■ **TASK INSTRUCTIONS**
Only the lines from the first line of the records through the line containing "self.memo: Dict[int, List[LNode]]" belong in the answer. Copy them exactly.

■ **GIVEN DATA**
class _Lowerer:
    def __init__(self, table_sizes: Dict[str, int], default_entries: int):
        self.table = {}
        self.nid = 0
        self.leaves: List[Leaf] = []
        self.leaf_ids: Dict[str, int] = {}
        self.memo: Dict[int, List[LNode]] = {}
        self.sel_memo: Dict[Tuple[int, Tuple[int, ...]], List[LNode]] = {}
        self.table_sizes = dict(table_sizes)
        self.table_kinds: Dict[str, str] = {}
        self.default_entries = default_entries
        self.consts_seen: set = set()
        self.birth = 0
        self.table_ckeys: Dict[str, List[int]] = {}
        self.solve = False
        self.solve_tables: set = set()
        self.arg_entries: Dict[str, List[Tuple[List[LNode], List[LNode]]]] = {}

    def mk(self, op: int, width: int, args=(), imm=None) -> LNode:
        if op == I.CONCAT and width == I.MAX_WIDTH and args[0].op == I.EXTRACT and \
                args[0].imm == 0 and args[0].args[0].width == I.MAX_WIDTH:
            args = (args[0].args[0],) + tuple(args[1:])
        key = (op, width, tuple(a.id for a in args), imm)
        n = self.table.get(key)
        if n is None:
            self.nid += 1
            birth = self.birth
            for a in args:
                if a.birth > birth:
                    birth = a.birth
            n = LNode(op, width, tuple(args), imm, self.nid, birth)
            self.table[key] = n
        return n

    def const(self, value: int, width: int) -> LNode:
        value &= (1 << width) - 1
        self.consts_seen.add(value)
        return self.mk(I.CONST, width, (), value)

    def leaf(self, name: str, width: int, kind: str, source: str, chunk=0, entry=0) -> LNode:
        idx = self.leaf_ids.get(name)
        if idx is None:
            idx = len(self.leaves)
            self.leaf_ids[name] = idx
            self.leaves.append(Leaf(name, width, kind, source, chunk, entry))
        return self.mk(I.LEAF, width, (), idx)

    @staticmethod
    def nchunks(w: int) -> int:
        return (w + CHUNK - 1) // CHUNK

    @staticmethod
    def chunk_width(w: int, i: int) -> int:
        return min(CHUNK, w - CHUNK * i)

    def bits(self, chunks: Sequence[LNode], w: int, lo: int, hi: int) -> LNode:
        ci, cj = lo // CHUNK, hi // CHUNK
        if ci == cj:
            c = chunks[ci]
            cw = self.chunk_width(w, ci)
            l0, h0 = lo - CHUNK * ci, hi - CHUNK * ci
            if l0 == 0 and h0 == cw - 1:
                return c
            return self.mk(I.EXTRACT, h0 - l0 + 1, (c,), l0)
        low_w = CHUNK * (ci + 1) - lo
        low = self.bits(chunks, w, lo, CHUNK * (ci + 1) - 1)
        high = self.bits(chunks, w, CHUNK * cj, hi)
        return self.mk(I.CONCAT, hi - lo + 1, (high, low), low_w)

    def assemble(self, pieces: List[Tuple[List[LNode], int]]) -> List[LNode]:
        total = sum(w for _, w in pieces)
        segs, off = [], 0
        for ch, w in reversed(pieces):
            segs.append((ch, w, off))
            off += w
        out = []
        for k in range(self.nchunks(total)):
            lo_k, hi_k = CHUNK * k, min(total, CHUNK * (k + 1)) - 1
            acc: Optional[LNode] = None
            acc_w = 0
            for ch, w, o in segs:
                a, b = max(lo_k, o), min(hi_k, o + w - 1)
                if a > b:
                    continue
                part = self.bits(ch, w, a - o, b - o)
                pw = b - a + 1
                if acc is None:
                    acc, acc_w = part, pw
                else:
                    acc = self.mk(I.CONCAT, acc_w + pw, (part, acc), acc_w)
                    acc_w += pw
            out.append(acc)
        return out

    def lower(self, n: Node) -> List[LNode]:
        r = self.memo.get(n.id)
        if r is not None:
            return r
        nodes = self._pending(n)
        skip = set()
        for m in nodes:
            if m.op == "extract" and self._is_carry(m):
                s = m.args[0]
                skip.update((s.id, s.args[0].id, s.args[1].id))
        saved = self.birth
        for m in nodes:
            if m.id in self.memo or m.is_array() or (m.id in skip and m is not n):
                continue
            try:
                self.birth = m.id
                self.memo[m.id] = self._lower_one(m)
            except KeyError as e:
                raise Unsupported("operand lowered only as part of a pattern") from e
            finally:
                self.birth = m.id
        self.birth = max(saved, self.birth) if saved else self.birth
        return self.memo[n.id]

    def _pending(self, n: Node) -> List[Node]:
        memo, seen, out = self.memo, set(), []
        stack = [(n, False)]
        while stack:
            m, done = stack.pop()
            if done:
                out.append(m)
                continue
            if m.id in seen or m.id in memo:
                continue
            seen.add(m.id)
            stack.append((m, True))
            for a in reversed(m.args):
                if a.id not in seen and a.id not in memo:
                    stack.append((a, False))
        return out

    def _narrow(self, n: Node) -> LNode:
        ch = self.memo[n.id]
        if len(ch) != 1:
            raise Unsupported("%s on a %d-bit value" % (n.op, n.width))
        return ch[0]

    def _fold(self, op: int, width: int, args: List[LNode]) -> LNode:
        acc = args[0]
        for a in args[1:]:
            acc = self.mk(op, width, (acc, a))
        return acc

    def _by_constant(self, op: str, w: int, n: Node) -> Optional[LNode]:
        if n.args[1].op != "bvnum":
            return None
        c = n.args[1].params[0]
        x = self._narrow(n.args[0])
        if op in ("bvudiv", "bvurem"):
            if c <= 0 or c & (c - 1):
                return None
            k = c.bit_length() - 1
            if op == "bvurem":
                return self.const(0, w) if k == 0 else self.mk(I.EXTRACT, k, (x,), 0)
            op, c = "bvlshr", k
        if op not in ("bvshl", "bvlshr", "bvashr"):
            return None
        if c == 0:
            return x
        if op == "bvashr":
            c = min(c, w - 1)
            return self.mk(I.SEXT, w, (self.mk(I.EXTRACT, w - c, (x,), c),), w - c)
        if c >= w:
            return self.const(0, w)
        if op == "bvlshr":
            return self.mk(I.EXTRACT, w - c, (x,), c)
        return self.mk(I.CONCAT, w, (self.mk(I.EXTRACT, w - c, (x,), 0), self.const(0, c)), c)

    def _lower_one(self, n: Node) -> List[LNode]:
        op, w = n.op, n.width
        if w > CHUNK:
            return self._lower_wide(n)
        A = lambda i: self._narrow(n.args[i])
        if op == "bvnum":
            return [self.const(n.params[0], w)]
        if op == "true":
            return [self.const(1, 1)]
        if op == "false":
            return [self.const(0, 1)]
        if op == "var":
            return [self.leaf(n.params[0], w, "var", n.params[0])]
        simple = {"bvsub": I.SUB, "bvudiv": I.UDIV, "bvurem": I.UREM, "bvsdiv": I.SDIV,
                  "bvsrem": I.SREM, "bvsmod": I.SMOD, "bvshl": I.SHL, "bvlshr": I.LSHR,
                  "bvashr": I.ASHR}
        if op in simple:
            red = self._by_constant(op, w, n)
            if red is not None:
                return [red]
            return [self.mk(simple[op], w, (A(0), A(1)))]
        nary = {"bvadd": I.ADD, "bvmul": I.MUL, "bvand": I.AND, "bvor": I.OR, "bvxor": I.XOR,
                "and": I.AND, "or": I.OR}
        if op in nary:
            return [self._fold(nary[op], w, [A(i) for i in range(len(n.args))])]
        if op in ("bvneg",):
            return [self.mk(I.NEG, w, (A(0),))]
        if op in ("bvnot", "not"):
            return [self.mk(I.NOT, w, (A(0),))]
        if op == "xor":
            return [self.mk(I.XOR, 1, (A(0), A(1)))]
        if op == "=>":
            return [self.mk(I.OR, 1, (self.mk(I.NOT, 1, (A(0),)), A(1)))]
        cmp = {"bvult": (I.ULT, False), "bvule": (I.ULE, False), "bvugt": (I.ULT, True),
               "bvuge": (I.ULE, True), "bvslt": (I.SLT, False), "bvsle": (I.SLE, False),
               "bvsgt": (I.SLT, True), "bvsge": (I.SLE, True), "bvumul_noovfl": (I.UMULNO, False)}
        if op in cmp:
            kop, swap = cmp[op]
            a, b = A(0), A(1)
            if swap:
                a, b = b, a
            return [self.mk(kop, n.args[0].width, (a, b))]
        if op in ("=", "distinct"):
            if any(x.is_array() for x in n.args):
                raise Unsupported("array equality")
            return [self._eq_or_distinct(op, n)]
        if op == "ite":
            if n.is_array():
                raise Unsupported("array-valued ite outside select")
            return [self.mk(I.ITE, w, (A(0), A(1), A(2)))]
        if op == "concat":
            word = self._calldata_word(n)
            if word is not None:
                return [word]
            return self.assemble([(self.memo[a.id], a.width) for a in n.args])
        if op == "extract":
            hi, lo = n.params
            src = n.args[0]
            carry = self._carry_pattern(n)
            if carry is not None:
                return [carry]
            return [self.bits(self.memo[src.id], src.width, lo, hi)]
        if op == "zero_extend":
            return [self._narrow(n.args[0])]
        if op == "sign_extend":
            return [self.mk(I.SEXT, w, (A(0),), n.args[0].width)]
        if op == "select":
            return self._select(n.args[0], self.memo[n.args[1].id], n.args[1].width, w)
        if op == "apply":
            fname, dom = n.params
            return self._table(fname, self.memo[n.args[0].id], dom, w, "func")
        raise Unsupported("operator %s" % op)

    def _eq_or_distinct(self, op: str, n: Node) -> LNode:
        args = [self.memo[a.id] for a in n.args]
        w = n.args[0].width

        def eq(x, y):
            parts = [self.mk(I.EQ, self.chunk_width(w, k) if w > CHUNK else w, (x[k], y[k]))
                     for k in range(len(x))]
            return self._fold(I.AND, 1, parts)
        if op == "=":
            return eq(args[0], args[1])
        terms = []
        for i in range(len(args)):
            for j in range(i + 1, len(args)):
                terms.append(self.mk(I.NOT, 1, (eq(args[i], args[j]),)))
        return self._fold(I.AND, 1, terms)

    @staticmethod
    def _is_carry(n: Node) -> bool:
        hi, lo = n.params
        s = n.args[0]
        if hi != lo or s.op != "bvadd" or len(s.args) != 2 or hi != s.width - 1:
            return False
        a, b = s.args
        return (a.op == "zero_extend" and b.op == "zero_extend" and a.params == (1,) and
                b.params == (1,) and a.args[0].width <= CHUNK)

    def _carry_pattern(self, n: Node) -> Optional[LNode]:
        if not self._is_carry(n):
            return None
        x, y = n.args[0].args[0].args[0], n.args[0].args[1].args[0]
        lx, ly = self.lower(x)[0], self.lower(y)[0]
        return self.mk(I.ULT, x.width, (self.mk(I.ADD, x.width, (lx, ly)), lx))

    def _lower_wide(self, n: Node) -> List[LNode]:
        op, w = n.op, n.width
        if op == "bvnum":
            v = n.params[0]
            return [self.const(v >> (CHUNK * k), self.chunk_width(w, k)) for k in range(self.nchunks(w))]
        if op == "var":
            return [self.leaf("%s#%d" % (n.params[0], k), self.chunk_width(w, k), "var",
                              n.params[0], chunk=k) for k in range(self.nchunks(w))]
        if op == "concat":
            return self.assemble([(self.memo[a.id], a.width) for a in n.args])
        if op == "extract":
            src = n.args[0]
            hi, lo = n.params
            return self.assemble([([self.bits(self.memo[src.id], src.width, lo + CHUNK * k,
                                              min(hi, lo + CHUNK * k + CHUNK - 1))],
                                   min(CHUNK, hi - lo + 1 - CHUNK * k))
                                  for k in reversed(range(self.nchunks(w)))])
        if op == "zero_extend":
            src = n.args[0]
            pad = w - src.width
            pieces = []
            while pad > 0:
                pw = min(CHUNK, pad)
                pieces.append(([self.const(0, pw)], pw))
                pad -= pw
            return self.assemble(pieces + [(self.memo[src.id], src.width)])
        if op == "ite":
            c = self._narrow(n.args[0])
            a, b = self.memo[n.args[1].id], self.memo[n.args[2].id]
            return self._ite_chunks(c, a, b)
        if op == "select":
            return self._select(n.args[0], self.memo[n.args[1].id], n.args[1].width, w)
        if op == "apply":
            fname, dom = n.params
            return self._table(fname, self.memo[n.args[0].id], dom, w, "func")
        raise Unsupported("%s on a %d-bit value" % (op, w))

    @staticmethod
    def _index_parts(x: Node) -> Tuple[Optional[Node], int]:
        c = 0
        while True:
            if x.op == "bvnum":
                return None, (c + x.params[0]) % (1 << 256)
            if x.op != "bvadd" or len(x.args) != 2:
# ... 213 lines not shown
    for i, n in enumerate(order):
        for a in n.args:
            uses.setdefault(a.id, []).append(i)
    ptr: Dict[int, int] = {}
    reg_of: Dict[int, int] = {}
    lds_of: Dict[int, int] = {}
    holder: Dict[int, LNode] = {}
    free_regs = list(range(nreg))[::-1]
    reg_clean: Dict[int, bool] = {}
    free_lds: List[int] = []
    n_lds = 0
    ins: List[Tuple[int, int, int, int, int, int, int]] = []
    n_spill = n_reload = 0

    def next_use(v: LNode, i: int) -> int:
        u = uses.get(v.id, [])
        p = ptr.get(v.id, 0)
        while p < len(u) and u[p] < i:
            p += 1
        ptr[v.id] = p
        return u[p] if p < len(u) else 1 << 60

    def free_to_drop(v: LNode) -> bool:
        return v.op == I.CONST or v.id in lds_of

    def droppable_when_full(v: LNode) -> bool:
        return free_to_drop(v) or v.op == I.LEAF

    def alloc_reg(i: int, protect: set, oldest: bool = False) -> int:
        nonlocal n_lds, n_spill
        if free_regs:
            return free_regs.pop(0 if oldest else -1)
        victim, far = None, -1
        for r, v in holder.items():
            if v.id in protect:
                continue
            nu = next_use(v, i)
            if nu > far:
                victim, far = v, nu
        if victim is None:
            raise Unsupported("register pressure")
        if not free_to_drop(victim) and not free_lds and n_lds >= MAX_SPILL:
            victim, far = None, -1
            for r, v in holder.items():
                if v.id in protect or not droppable_when_full(v):
                    continue
                nu = next_use(v, i)
                if nu > far:
                    victim, far = v, nu
            if victim is None:
                raise Unsupported("spill budget exceeded")
        r = reg_of.pop(victim.id)
        del holder[r]
        slots_left = bool(free_lds) or n_lds < MAX_SPILL
        if victim.op == I.LEAF and victim.id not in lds_of and leaf_remat != "spill":
            tier = LDS_TIER + (int(leaf_remat[7:]) if leaf_remat[7:].isdigit() else 0)
            cheap_free = (free_lds and min(free_lds) < tier) or n_lds < tier
            if leaf_remat == "always" or not cheap_free:
                slots_left = False
        if not free_to_drop(victim) and slots_left:
            if free_lds:
                s = min(free_lds)
                free_lds.remove(s)
            else:
                s = n_lds
                n_lds += 1
            lds_of[victim.id] = s
            ins.append((I.SPILL, 1, trash, r, 0, 0, s))
            n_spill += 1
        return r

    def materialise(v: LNode, r: int):
        nonlocal n_reload
        reg_clean[r] = v.width <= 32
        if v.op == I.CONST:
            ins.append((I.CONST, v.width, r, 0, 0, 0, const_index[v.imm]))
        elif v.id in lds_of:
            ins.append((I.RELOAD, v.width, r, 0, 0, 0, lds_of[v.id]))
            n_reload += 1
        else:
            ins.append((I.LEAF, v.width, r, 0, 0, 0, v.imm))

    def release(v: LNode, i: int):
        if next_use(v, i + 1) >= (1 << 60):
            r = reg_of.pop(v.id, None)
            if r is not None:
                del holder[r]
                free_regs.append(r)
            s = lds_of.pop(v.id, None)
            if s is not None:
                free_lds.append(s)

    for i, n in enumerate(order):
        protect = {a.id for a in n.args}
        for a in n.args:
            if a.id not in reg_of:
                r = alloc_reg(i, protect, oldest=a.op != I.CONST)
                materialise(a, r)
                reg_of[a.id] = r
                holder[r] = a
        slots = [reg_of[a.id] for a in n.args]
        for a in dict.fromkeys(n.args):
            release(a, i)
        if n.op in (I.ROOT, I.OUT):
            ins.append((n.op, 1, trash, slots[0], 0, 0, n.imm or 0))
            continue
        flags = I.ROOT_FLAG if n.id in fused else 0
        if not uses.get(n.id):
            if free_regs:
                d = free_regs[-1]
            else:
                d = alloc_reg(i, set())
                free_regs.append(d)
            if not (n.id in fused and (n.op in _CMP_OPS or
                                       (n.op in (I.AND, I.OR, I.XOR) and n.width <= 32))):
                reg_clean[d] = n.width <= 32
        else:
            d = None
            if n.op in _INPLACE and n.width > 32:
                cand = slots[1:3] if n.op == I.ITE else \
                    slots[:1] if n.op in (I.CDWE, I.CDWX) else slots[:2]
                for r in cand:
                    if r in free_regs:
                        free_regs.remove(r)
                        d = r
                        break
            if d is None and n.width <= 32:
                for r in reversed(free_regs):
                    if reg_clean.get(r):
                        free_regs.remove(r)
                        d = r
                        break
            if d is None and n.width > 32 and KEEP_CLEAN:
                for r in reversed(free_regs):
                    if not reg_clean.get(r):
                        free_regs.remove(r)
                        d = r
                        break
            if d is None:
                d = alloc_reg(i, set())
            reg_clean[d] = n.width <= 32
            reg_of[n.id] = d
            holder[d] = n
        op = n.op
        a = slots[0] if len(slots) > 0 else 0
        b = slots[1] if len(slots) > 1 else 0
        c = 0
        imm = 0
        width = n.width
        if op == I.CONST:
            imm = const_index[n.imm]
        elif op == I.LEAF:
            imm = n.imm
        elif op in (I.EXTRACT, I.CONCAT, I.SEXT):
            imm = n.imm
        elif op in (I.EQ, I.ULT, I.ULE, I.SLT, I.SLE, I.UMULNO):
            width = n.imm
        elif op == I.ITE:
            c, a, b = slots[0], slots[1], slots[2]
        elif op in (I.CDWE, I.CDWX):
            c = slots[2]
        ins.append((op, width, d, a, b, c, imm, flags))
    return ins, n_lds, n_spill, n_reload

■ **WORKED SOLUTION**
class _Lowerer:
    def __init__(self, table_sizes: Dict[str, int], default_entries: int):
        self.table = {}
        self.nid = 0
        self.leaves: List[Leaf] = []
        self.leaf_ids: Dict[str, int] = {}
        self.memo: Dict[int, List[LNode]] = {}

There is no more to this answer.